5 (optional) If data is associated with a graph that has been exported using consecutive node ids, set this to true.

Node properties need to be turned into Arrow record batches and sent to the server via a Flight stream. Each stream needs to target an import process on the server. That information is encoded in the Flight descriptor body as a JSON document:

{
    name: "PUT_COMMAND",
    version: "v1",
    body: {
        name: "my_graph",
        entity_type: "node_properties",
    }
}

As with sending nodes and relationships, the overall throughput depends on the number of parallel Flight streams and the record batch size.

Similar to the node import, the server expects the node records to adhere to a specific schema. Given an example node such as ({ yob: 1984, magic: 1.8, rank: 42 }), it’s record must be represented as follows:

nodeId yob magic rank

0

1984

1.8

42

The following table describes the node columns with reserved names.

Name Type Optional Nullable Description

nodeId

Integer

No

No

Unique 64-bit node identifiers for the in-memory graph. Must be positive values.

Any additional column except nodeId is interpreted as a new node property to append. The supported data types are equivalent to the GDS node property types, i.e., long, double, long[], double[] and float[].

Once all node record batches are sent to the server, the client needs to indicate that node appending is done. This is achieved by sending another Flight action with the action type v1/PUT_NODE_PROPERTIES_DONE and the following JSON document as action body:

{
    name: "my_graph"
}

The server acknowledges the action by returning a JSON document including the name of the import process and the number of nodes that have been updated:

{
    name: "my_graph",
    node_count: 1
}

Creating a Neo4j database

This feature is not available in AuraDS.

The Client-Server protocol can also be used to create a new Neo4j database instead of an in-memory graph. To initialize a database import process, we need to change the initial action type to v1/CREATE_DATABASE. The action body is a JSON document containing the configuration for the import process:

{
    name: "my_database",
    concurrency: 4
}

The following table contains all settings for the database import.

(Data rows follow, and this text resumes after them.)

@@ -135,6 +136,7 @@
   if constexpr (C::T16_OK) {
     if (!C::FIRST || (in.opt.t16 && !f32 && c.cin * G::KK == C::KMAX)) {
       p.kernel = CONV_FWD_T16; p.block = 64 * ConvFwdWaves<G, C::NT, C::PR, C::KMAX, C::FIRST, C::PCH, false, 1>::NWV;
+      p.lds_bytes = 4 * (int)(ConvFwdLdsSize<G, C::NT, C::PR, C::KMAX, 1>::FLOATS + ConvFwdWaves<G, C::NT, C::PR, C::KMAX, C::FIRST, C::PCH, false, 1>::PARTF);
       return p;
     }
   }
@@ -143,6 +145,40 @@
 }
 static ConvFwdPlan plan_conv_fwd(const PlanIn& in, int layer, int n_on, int n_tg, bool f32) {
   return with_geom(in.L.conv[layer], [&](auto cfg) { return plan_conv_fwd_g<decltype(cfg)>(in, layer, n_on, n_tg, f32); });
+}
+
+#define RB_LDS_BYTES_PER_CU (160 * 1024)
+#define RB_ADAM_PAIR_QUAD_BYTES 208
+static AdamTenantPlan plan_adam_tenants(const PlanIn& in, const ConvFwdPlan* fwd, bool hosted, int64_t pair_len4) {
+  AdamTenantPlan t;
+  memset(&t, 0, sizeof(t));
+  const int v = in.opt.adam_tenants;
+  if (!hosted || pair_len4 <= 0 || v == 0 || in.exch) return t;
+  const int forced_wgs = v < 0 ? (int)((unsigned)(-v) >> 20) : 0;
+  const int64_t per_launch = v < 0 ? (int64_t)((unsigned)(-v) & 0xfffffu) : (int64_t)v * 1000000 / RB_ADAM_PAIR_QUAD_BYTES;
+  unsigned q[2] = {0, 0};
+  int64_t left = pair_len4;
+  for (int layer = 1; layer < in.L.nconv && t.n < 2; ++layer) {
+    const ConvFwdPlan& p = fwd[layer];
+    if (p.kernel != CONV_FWD_T16 || p.ipb != 1 || !p.img_fast) continue;
+    if (2 * p.lds_bytes <= RB_LDS_BYTES_PER_CU) continue;
+    const int real = (int)(p.grid.x * p.grid.y * p.grid.z), per_x = (int)(p.grid.y * p.grid.z);
+    int wgs = forced_wgs > 0 ? forced_wgs : in.n_cu - real;
+    if (wgs <= 0) continue;
+    int ex = (int)rb_div_up(wgs, per_x);
+    if (forced_wgs > 0) ex = (int)rb_div_up(ex, 8) * 8;
+    else { ex = wgs / per_x / 8 * 8; wgs = ex * per_x; }
+    if (ex <= 0) continue;
+    const int64_t take = per_launch < left ? per_launch : left;
+    t.layer[t.n] = layer; t.wgs[t.n] = wgs; t.extra_x[t.n] = ex; q[t.n] = (unsigned)take;
+    left -= take;
+    ++t.n;
+  }
+  t.lo[0] = (unsigned)left;
+  t.lo[1] = t.lo[0] + q[0];
+  t.lo[2] = t.lo[1] + q[1];
+  if (t.n == 1) t.lo[2] = t.lo[1];
+  return t;
 }
 
 static constexpr bool dx_t16_geom(int ks, int s, int ih) { return (ks == 4 && s == 2 && ih == 20) || (ks == 3 && s == 1 && ih == 9); }
diff --git a/rainbow_amd/csrc/optimizer_host.h b/rainbow_amd/csrc/optimizer_host.h
--- a/rainbow_amd/csrc/optimizer_host.h
+++ b/rainbow_amd/csrc/optimizer_host.h
@@ -13,7 +13,20 @@
   return RB_OK;
 }
 
+static int flush_rest(rb_learner* l, hipStream_t stream) {
+  if (!l->adam_rest) return RB_OK;
+  const int64_t quads = l->adam_args_host.pair_len4 - (int64_t)l->adam_tn.lo[l->adam_rest - 1];
+  const int which = 1 + l->adam_rest;
+  l->adam_rest = 0;
+  if (quads <= 0) return RB_OK;
+  return rb_launch_adam_pending(adam_args_block(l, which), (int)rb_div_up(quads, 256 * 2), stream, l->adam_args_host.t != nullptr);
+}
+
 static int flush_update(rb_learner* l, hipStream_t stream) {
+  {
+    const int rcr = flush_rest(l, stream);
+    if (rcr != RB_OK) return rcr;
+  }
   if (!l->adam_pending) return RB_OK;
   FusedDwAdamArgs f;
   memset(&f, 0, sizeof(f));
@@ -40,11 +53,11 @@
   return RB_OK;
 }
 
-static bool attach_pending_pass(rb_learner* l, const rb_noise_job_t* job_in, int32_t batch, rb_noise_job_t* job_out) {
+static bool attach_pending_pass(rb_learner* l, const rb_noise_job_t* job_in, int32_t batch, rb_noise_job_t* job_out, bool split = false) {
   memcpy(job_out, job_in, sizeof(*job_out));
   if (!l->adam_pending || batch > 256) return false;
   NoiseJob* nj = reinterpret_cast<NoiseJob*>(job_out);
-  nj->adam_dev = l->adam_args_dev; nj->adam_blocks = l->adam_blocks;
+  nj->adam_dev = split ? adam_args_block(l, 1) : l->adam_args_dev; nj->adam_blocks = split ? l->adam_host_blocks : l->adam_blocks;
   nj->adam_ema = l->adam_args_host.t != nullptr ? 1 : 0;
   return true;
 }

Name Type Optional Default value Description

name

String

No

None

The name of the import process and the resulting database.

id_type

String

Yes

INTEGER

Sets the node id type used in the input data. Can be either INTEGER or STRING.

concurrency

Integer

Yes

Available cores

Number of threads to use for the database creation process.

id_property

String

Yes

originalId

The node property key which stores the node id of the input data.

record_format

String

Yes

dbms.record_format

DEPRECATED: Use db_format instead. Database record format. Valid values are blank (no value, default), standard, aligned, high_limit or block.

db_format

String

Yes

db.db_format

Database format. Valid values are blank (no value, default), standard, aligned, high_limit or block.

force

Boolean

Yes

False

Force deletes any existing database files prior to the import.

high_io

Boolean

Yes

False

Ignore environment-based heuristics, and specify whether the target storage subsystem can support parallel IO with high throughput.

use_bad_collector

Boolean

Yes

False

Collects bad node and relationship records during import and writes them into the log.

After sending the action to initialize the import process, the subsequent protocol is the same as for creating an in-memory graph. See Sending node records via PUT as a Flight stream and Sending relationship records via PUT as a Flight stream for further details.

Supported node identifier types

For the CREATE_DATABASE action, one can set the id_type configuration parameter. The two possible options are INTEGER and STRING, with INTEGER being the default. If set to INTEGER, the node id columns for both node (nodeId) and relationship records (sourceNodeId and targetNodeId), are expected to be represented as BigIntVector. For the STRING id type, the server expects the identifiers to be represented as VarCharVector. In both cases, the original id is being stored as a property on the imported nodes. The property key can be changed by the id_property config option.